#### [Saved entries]

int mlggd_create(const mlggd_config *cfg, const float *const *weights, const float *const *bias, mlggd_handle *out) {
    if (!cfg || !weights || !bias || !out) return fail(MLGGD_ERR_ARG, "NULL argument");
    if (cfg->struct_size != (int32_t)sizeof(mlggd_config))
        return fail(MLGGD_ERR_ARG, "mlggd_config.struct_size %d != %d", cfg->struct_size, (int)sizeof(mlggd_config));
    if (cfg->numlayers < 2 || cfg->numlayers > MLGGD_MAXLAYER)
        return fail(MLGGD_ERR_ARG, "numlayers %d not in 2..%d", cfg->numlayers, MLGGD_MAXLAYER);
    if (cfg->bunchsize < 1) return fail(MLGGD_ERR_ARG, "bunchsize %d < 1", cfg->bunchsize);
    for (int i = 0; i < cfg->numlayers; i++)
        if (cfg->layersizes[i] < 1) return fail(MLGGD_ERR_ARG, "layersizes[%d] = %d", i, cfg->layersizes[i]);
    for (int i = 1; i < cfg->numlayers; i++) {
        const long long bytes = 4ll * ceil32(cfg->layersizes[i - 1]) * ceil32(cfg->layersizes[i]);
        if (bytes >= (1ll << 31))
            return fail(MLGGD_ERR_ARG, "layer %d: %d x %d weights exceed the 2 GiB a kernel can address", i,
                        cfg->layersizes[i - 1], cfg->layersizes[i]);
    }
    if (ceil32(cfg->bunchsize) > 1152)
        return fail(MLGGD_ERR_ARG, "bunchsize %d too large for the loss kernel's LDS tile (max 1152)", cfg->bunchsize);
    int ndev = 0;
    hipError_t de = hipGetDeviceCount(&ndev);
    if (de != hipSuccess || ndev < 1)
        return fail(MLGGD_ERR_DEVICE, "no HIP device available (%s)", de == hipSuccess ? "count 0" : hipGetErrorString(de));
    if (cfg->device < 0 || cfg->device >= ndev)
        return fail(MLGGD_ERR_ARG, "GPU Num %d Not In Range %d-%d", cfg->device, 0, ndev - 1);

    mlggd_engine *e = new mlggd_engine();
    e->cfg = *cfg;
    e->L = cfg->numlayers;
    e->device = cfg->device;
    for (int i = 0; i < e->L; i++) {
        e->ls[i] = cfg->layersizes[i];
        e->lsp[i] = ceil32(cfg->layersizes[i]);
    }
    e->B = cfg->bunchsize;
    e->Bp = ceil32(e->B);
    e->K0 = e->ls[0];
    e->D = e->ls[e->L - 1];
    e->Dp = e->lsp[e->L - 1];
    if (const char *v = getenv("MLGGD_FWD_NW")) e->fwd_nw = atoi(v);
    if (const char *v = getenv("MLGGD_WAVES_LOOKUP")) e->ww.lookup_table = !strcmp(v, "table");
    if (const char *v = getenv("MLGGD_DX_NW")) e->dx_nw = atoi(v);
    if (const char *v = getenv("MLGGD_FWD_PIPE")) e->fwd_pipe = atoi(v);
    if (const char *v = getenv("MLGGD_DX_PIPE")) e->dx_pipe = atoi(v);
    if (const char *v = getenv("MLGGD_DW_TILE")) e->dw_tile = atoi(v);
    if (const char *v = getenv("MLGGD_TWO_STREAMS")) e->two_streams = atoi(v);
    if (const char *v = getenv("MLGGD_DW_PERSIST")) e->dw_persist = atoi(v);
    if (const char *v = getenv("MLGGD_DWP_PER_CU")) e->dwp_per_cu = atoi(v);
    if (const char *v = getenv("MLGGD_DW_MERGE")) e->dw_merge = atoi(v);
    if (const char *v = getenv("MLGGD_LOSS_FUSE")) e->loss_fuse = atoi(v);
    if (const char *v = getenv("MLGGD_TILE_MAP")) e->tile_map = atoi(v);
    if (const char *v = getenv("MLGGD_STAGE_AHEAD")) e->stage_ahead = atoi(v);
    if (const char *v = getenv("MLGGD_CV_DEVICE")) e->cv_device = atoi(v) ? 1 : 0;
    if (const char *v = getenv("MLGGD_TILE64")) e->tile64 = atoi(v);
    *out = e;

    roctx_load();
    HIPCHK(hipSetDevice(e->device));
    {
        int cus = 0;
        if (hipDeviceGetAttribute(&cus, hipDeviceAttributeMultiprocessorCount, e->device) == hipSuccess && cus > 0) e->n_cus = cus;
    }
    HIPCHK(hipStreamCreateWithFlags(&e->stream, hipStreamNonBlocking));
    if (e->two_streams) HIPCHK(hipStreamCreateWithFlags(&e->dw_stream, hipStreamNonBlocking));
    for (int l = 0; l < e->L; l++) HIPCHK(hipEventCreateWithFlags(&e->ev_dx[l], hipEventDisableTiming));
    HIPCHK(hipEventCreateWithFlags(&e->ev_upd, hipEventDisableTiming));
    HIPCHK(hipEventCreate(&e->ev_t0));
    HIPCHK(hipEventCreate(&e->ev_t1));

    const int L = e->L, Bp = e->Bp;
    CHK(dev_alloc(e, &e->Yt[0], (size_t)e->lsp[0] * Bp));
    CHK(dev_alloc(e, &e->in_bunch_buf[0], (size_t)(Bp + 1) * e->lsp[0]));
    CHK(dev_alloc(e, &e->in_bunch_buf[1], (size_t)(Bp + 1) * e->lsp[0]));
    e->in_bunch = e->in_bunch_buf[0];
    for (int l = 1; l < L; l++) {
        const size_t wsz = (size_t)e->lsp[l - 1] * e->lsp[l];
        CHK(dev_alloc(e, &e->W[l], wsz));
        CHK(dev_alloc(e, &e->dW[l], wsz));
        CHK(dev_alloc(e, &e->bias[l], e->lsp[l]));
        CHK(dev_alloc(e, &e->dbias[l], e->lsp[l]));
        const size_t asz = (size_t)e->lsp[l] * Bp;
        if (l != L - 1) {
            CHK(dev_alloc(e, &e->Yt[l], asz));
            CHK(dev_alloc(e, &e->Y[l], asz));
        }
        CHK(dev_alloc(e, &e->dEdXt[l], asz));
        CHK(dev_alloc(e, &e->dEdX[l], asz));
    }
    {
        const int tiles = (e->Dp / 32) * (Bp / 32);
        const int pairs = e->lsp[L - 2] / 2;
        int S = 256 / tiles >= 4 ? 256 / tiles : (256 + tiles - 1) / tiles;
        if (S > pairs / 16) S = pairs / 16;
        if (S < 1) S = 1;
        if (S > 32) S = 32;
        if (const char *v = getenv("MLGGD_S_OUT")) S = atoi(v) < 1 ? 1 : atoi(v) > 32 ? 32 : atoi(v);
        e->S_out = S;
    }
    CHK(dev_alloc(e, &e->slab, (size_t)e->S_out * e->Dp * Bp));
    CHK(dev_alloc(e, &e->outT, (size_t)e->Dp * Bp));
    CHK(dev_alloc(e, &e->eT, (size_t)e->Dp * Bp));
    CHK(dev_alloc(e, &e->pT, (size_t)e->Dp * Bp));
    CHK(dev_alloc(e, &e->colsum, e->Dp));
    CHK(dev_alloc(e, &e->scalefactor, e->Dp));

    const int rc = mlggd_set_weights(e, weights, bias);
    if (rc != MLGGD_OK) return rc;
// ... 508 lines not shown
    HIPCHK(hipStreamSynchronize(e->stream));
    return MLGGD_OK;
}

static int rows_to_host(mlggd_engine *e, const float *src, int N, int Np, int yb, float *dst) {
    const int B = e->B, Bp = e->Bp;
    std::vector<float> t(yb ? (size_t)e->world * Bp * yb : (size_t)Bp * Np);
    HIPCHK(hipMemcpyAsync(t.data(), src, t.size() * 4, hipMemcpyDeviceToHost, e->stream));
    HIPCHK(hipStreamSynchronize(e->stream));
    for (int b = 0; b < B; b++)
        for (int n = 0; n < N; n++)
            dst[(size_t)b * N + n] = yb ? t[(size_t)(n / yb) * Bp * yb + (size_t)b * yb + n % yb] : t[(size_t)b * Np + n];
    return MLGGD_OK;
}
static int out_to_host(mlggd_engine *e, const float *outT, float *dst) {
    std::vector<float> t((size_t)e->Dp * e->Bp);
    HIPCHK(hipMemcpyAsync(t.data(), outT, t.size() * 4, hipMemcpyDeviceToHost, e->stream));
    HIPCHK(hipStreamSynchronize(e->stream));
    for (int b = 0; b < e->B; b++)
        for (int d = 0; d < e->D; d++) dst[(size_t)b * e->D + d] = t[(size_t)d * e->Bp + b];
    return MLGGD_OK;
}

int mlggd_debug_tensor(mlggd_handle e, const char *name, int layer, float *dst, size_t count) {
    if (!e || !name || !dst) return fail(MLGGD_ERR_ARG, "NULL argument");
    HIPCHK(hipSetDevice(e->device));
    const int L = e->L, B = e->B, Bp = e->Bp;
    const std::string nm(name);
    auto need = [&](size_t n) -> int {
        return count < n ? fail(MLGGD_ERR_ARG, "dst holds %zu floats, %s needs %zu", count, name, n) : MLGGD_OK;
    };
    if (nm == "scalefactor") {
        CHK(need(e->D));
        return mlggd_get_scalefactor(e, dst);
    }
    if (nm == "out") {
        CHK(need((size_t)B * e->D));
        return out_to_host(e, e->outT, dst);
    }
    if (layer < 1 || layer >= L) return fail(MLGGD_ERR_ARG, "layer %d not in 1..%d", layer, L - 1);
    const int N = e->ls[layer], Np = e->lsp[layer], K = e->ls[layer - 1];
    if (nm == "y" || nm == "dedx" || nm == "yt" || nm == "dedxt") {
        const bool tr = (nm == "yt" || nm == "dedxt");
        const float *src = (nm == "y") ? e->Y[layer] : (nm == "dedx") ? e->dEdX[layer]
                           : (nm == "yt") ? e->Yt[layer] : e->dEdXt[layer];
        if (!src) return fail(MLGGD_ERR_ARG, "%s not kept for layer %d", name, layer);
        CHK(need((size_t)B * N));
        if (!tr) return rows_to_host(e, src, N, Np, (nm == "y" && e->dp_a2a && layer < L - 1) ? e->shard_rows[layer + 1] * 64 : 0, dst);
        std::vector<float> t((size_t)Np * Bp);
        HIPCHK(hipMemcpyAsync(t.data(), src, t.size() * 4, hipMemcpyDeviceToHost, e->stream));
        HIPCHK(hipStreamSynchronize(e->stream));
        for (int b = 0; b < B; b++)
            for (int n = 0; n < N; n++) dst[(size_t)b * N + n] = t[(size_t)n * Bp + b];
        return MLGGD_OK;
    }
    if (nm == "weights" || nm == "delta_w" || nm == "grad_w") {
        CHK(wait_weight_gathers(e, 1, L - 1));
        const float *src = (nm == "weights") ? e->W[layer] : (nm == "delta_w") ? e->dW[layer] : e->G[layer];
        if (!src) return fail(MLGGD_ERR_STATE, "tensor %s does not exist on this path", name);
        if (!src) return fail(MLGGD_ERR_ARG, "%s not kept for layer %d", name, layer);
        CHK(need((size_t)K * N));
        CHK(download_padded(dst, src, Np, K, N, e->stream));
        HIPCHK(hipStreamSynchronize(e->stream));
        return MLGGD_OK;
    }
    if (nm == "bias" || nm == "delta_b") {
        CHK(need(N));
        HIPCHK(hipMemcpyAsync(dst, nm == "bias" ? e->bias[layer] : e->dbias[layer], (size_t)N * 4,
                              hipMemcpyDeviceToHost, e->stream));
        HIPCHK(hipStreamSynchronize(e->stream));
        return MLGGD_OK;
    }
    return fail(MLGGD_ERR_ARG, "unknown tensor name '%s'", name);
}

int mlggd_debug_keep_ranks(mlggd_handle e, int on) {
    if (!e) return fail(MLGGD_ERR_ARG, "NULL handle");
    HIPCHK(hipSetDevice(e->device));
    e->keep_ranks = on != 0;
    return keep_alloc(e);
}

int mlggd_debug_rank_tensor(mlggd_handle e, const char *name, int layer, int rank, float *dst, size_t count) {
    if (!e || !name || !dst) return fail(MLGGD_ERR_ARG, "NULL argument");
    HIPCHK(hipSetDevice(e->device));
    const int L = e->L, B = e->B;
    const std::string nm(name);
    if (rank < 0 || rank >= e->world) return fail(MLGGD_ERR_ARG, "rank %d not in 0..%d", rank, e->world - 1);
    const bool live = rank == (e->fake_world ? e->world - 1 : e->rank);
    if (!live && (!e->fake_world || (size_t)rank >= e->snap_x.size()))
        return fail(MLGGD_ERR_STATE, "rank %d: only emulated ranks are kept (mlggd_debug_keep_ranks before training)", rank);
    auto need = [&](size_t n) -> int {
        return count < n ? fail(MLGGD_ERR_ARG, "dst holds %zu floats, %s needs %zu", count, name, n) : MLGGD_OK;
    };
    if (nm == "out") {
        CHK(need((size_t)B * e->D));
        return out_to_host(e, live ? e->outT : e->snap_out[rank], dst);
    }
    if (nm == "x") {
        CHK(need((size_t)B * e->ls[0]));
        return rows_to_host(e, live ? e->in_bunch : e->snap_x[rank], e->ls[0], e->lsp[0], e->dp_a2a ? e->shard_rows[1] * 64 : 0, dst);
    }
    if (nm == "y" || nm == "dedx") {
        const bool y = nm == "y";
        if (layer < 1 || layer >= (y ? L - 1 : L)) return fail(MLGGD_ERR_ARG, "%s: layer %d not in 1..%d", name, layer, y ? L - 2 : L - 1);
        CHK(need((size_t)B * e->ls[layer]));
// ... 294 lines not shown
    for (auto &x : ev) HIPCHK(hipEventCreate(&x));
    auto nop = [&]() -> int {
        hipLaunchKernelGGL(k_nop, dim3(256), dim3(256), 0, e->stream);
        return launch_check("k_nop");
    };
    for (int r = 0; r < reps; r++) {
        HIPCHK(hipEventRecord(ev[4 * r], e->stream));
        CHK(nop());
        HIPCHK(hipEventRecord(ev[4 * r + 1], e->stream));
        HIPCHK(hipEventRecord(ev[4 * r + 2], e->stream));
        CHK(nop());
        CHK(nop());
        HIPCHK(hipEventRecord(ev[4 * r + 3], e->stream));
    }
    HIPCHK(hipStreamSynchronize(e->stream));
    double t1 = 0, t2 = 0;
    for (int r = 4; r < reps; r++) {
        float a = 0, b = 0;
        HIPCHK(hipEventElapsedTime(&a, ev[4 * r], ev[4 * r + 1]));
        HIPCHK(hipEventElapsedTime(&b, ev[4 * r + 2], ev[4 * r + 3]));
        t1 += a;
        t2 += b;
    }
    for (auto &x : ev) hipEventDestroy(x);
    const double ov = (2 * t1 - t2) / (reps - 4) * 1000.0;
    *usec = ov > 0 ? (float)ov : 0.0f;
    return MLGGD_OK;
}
--
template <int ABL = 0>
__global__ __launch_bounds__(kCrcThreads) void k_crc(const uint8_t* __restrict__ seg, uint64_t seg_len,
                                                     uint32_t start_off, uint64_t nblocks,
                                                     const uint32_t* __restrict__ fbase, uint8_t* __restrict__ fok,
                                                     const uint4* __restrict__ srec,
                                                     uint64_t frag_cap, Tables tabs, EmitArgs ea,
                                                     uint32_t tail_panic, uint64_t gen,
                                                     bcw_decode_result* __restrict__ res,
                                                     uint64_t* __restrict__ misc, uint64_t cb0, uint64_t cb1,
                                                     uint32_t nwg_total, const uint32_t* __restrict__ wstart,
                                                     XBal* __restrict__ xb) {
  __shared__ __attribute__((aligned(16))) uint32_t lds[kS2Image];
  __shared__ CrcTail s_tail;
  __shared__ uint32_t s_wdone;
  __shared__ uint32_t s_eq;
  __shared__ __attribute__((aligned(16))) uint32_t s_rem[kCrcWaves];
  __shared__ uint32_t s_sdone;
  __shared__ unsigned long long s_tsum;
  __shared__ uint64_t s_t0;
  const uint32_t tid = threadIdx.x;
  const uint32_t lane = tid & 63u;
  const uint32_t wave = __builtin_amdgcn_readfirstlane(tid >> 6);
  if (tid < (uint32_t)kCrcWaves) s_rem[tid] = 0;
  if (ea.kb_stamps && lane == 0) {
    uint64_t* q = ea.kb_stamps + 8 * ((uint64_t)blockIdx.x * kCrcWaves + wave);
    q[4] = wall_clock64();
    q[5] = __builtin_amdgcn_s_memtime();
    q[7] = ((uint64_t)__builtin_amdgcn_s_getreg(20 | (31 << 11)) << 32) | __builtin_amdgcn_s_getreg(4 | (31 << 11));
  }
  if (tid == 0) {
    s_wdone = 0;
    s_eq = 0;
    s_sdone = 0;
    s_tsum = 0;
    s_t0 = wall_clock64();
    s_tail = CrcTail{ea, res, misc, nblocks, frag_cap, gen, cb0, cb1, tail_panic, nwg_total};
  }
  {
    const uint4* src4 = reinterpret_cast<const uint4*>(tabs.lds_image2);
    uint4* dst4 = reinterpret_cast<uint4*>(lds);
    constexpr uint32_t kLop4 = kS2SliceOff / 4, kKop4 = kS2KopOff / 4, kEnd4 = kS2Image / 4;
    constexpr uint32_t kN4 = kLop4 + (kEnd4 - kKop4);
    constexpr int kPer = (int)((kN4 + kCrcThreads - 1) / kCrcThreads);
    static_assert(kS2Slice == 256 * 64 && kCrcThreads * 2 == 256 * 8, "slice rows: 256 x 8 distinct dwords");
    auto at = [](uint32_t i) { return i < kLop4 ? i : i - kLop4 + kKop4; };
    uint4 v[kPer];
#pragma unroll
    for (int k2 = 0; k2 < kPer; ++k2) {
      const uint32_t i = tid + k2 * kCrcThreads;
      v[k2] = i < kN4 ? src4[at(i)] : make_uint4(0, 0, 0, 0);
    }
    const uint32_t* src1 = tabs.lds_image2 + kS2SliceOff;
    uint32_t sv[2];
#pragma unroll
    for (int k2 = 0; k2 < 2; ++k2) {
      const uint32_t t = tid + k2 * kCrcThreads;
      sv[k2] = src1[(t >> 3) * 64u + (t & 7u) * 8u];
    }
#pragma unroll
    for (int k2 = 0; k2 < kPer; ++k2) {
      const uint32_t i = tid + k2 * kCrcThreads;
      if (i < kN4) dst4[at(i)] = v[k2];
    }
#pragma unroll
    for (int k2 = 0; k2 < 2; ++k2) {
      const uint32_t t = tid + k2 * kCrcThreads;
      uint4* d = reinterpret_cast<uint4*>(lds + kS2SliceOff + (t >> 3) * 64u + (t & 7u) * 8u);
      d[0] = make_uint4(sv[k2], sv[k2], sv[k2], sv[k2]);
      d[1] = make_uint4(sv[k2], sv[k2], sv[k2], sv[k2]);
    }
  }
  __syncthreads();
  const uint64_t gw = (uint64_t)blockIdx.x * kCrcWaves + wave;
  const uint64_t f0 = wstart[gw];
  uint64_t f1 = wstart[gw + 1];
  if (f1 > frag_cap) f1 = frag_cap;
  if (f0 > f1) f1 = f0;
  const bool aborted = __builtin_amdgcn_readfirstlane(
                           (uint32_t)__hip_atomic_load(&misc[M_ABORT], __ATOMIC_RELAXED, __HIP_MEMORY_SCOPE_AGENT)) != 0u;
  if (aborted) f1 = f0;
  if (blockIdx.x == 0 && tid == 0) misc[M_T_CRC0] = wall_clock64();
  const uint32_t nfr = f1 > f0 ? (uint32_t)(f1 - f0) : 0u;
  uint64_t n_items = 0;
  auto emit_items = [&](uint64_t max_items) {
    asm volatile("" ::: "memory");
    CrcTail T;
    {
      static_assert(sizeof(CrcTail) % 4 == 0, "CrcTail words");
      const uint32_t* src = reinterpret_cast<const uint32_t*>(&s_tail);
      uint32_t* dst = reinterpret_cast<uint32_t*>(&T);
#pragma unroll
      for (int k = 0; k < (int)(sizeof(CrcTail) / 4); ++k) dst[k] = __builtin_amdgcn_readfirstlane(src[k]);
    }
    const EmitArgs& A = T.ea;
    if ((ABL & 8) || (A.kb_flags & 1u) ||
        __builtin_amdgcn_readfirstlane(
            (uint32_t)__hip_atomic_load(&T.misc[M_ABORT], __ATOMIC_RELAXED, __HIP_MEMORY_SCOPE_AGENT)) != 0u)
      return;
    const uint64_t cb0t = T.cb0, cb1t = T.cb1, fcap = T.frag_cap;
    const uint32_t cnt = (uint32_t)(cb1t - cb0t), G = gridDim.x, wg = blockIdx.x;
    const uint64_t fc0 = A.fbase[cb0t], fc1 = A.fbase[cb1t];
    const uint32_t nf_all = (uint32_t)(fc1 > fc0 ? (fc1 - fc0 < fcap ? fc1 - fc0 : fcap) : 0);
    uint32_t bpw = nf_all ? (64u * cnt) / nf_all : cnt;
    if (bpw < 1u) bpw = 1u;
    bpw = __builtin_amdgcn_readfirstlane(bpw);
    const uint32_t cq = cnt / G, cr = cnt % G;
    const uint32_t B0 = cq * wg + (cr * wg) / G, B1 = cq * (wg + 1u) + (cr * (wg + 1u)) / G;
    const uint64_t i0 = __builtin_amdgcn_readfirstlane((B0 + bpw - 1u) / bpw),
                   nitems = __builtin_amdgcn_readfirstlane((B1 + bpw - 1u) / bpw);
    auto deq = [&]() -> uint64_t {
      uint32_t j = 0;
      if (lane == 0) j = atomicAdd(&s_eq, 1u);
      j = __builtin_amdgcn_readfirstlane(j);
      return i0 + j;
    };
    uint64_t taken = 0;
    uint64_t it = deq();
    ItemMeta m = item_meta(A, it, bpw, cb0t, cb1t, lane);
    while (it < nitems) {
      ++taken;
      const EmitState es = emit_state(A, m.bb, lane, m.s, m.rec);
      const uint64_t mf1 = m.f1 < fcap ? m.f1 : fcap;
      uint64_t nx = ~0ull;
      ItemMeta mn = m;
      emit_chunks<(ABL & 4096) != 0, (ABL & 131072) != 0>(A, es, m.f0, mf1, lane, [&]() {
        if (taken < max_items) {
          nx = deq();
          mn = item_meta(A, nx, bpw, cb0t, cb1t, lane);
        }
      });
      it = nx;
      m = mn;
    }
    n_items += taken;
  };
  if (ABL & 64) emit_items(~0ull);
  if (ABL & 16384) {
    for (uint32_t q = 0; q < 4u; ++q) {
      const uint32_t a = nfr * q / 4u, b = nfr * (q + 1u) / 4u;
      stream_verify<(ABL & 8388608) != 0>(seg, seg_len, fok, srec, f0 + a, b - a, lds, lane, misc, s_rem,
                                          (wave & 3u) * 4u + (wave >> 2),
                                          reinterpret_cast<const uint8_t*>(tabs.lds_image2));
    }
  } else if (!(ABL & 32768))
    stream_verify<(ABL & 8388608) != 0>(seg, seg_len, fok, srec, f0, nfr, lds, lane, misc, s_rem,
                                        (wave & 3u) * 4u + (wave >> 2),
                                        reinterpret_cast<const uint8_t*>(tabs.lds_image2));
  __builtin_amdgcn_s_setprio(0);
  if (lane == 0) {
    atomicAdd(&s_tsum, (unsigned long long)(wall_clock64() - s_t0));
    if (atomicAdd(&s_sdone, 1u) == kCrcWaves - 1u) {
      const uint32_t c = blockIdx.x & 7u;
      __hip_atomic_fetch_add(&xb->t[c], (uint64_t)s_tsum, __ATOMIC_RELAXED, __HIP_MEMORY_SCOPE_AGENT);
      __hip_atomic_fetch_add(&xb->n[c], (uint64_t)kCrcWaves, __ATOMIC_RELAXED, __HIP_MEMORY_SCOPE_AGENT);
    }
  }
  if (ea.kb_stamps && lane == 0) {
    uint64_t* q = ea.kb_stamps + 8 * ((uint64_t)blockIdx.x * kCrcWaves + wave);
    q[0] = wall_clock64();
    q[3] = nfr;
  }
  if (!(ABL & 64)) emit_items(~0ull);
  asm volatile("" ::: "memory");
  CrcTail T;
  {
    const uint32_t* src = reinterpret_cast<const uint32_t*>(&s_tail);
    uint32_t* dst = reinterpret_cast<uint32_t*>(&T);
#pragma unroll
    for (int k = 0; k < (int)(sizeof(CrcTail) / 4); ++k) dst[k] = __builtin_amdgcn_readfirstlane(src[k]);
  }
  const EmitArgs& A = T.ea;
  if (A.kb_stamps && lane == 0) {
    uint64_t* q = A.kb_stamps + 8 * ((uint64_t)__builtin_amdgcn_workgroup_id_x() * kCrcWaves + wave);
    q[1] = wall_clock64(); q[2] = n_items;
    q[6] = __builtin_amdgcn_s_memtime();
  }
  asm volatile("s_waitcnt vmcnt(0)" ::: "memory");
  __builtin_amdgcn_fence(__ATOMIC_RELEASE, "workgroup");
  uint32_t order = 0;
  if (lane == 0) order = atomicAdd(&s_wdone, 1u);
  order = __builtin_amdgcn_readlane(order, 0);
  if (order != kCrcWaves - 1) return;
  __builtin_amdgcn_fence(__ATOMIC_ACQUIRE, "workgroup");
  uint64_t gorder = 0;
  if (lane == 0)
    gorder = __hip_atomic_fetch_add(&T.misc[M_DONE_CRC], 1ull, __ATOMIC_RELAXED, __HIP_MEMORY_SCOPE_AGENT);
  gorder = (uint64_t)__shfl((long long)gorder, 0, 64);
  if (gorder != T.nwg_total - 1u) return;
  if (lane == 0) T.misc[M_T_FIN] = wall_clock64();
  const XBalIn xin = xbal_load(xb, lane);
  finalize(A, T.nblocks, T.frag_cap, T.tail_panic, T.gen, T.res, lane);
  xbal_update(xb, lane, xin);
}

#### [Task directions]
Copy out only the lines above from the one with "too large for" to the one with "mlggd_engine *e = new mlggd_engine();", inclusive, exactly as they stand.

#### [Written answer]
        return fail(MLGGD_ERR_ARG, "bunchsize %d too large for the loss kernel's LDS tile (max 1152)", cfg->bunchsize);
    int ndev = 0;
    hipError_t de = hipGetDeviceCount(&ndev);
    if (de != hipSuccess || ndev < 1)
        return fail(MLGGD_ERR_DEVICE, "no HIP device available (%s)", de == hipSuccess ? "count 0" : hipGetErrorString(de));
    if (cfg->device < 0 || cfg->device >= ndev)
        return fail(MLGGD_ERR_ARG, "GPU Num %d Not In Range %d-%d", cfg->device, 0, ndev - 1);

    mlggd_engine *e = new mlggd_engine();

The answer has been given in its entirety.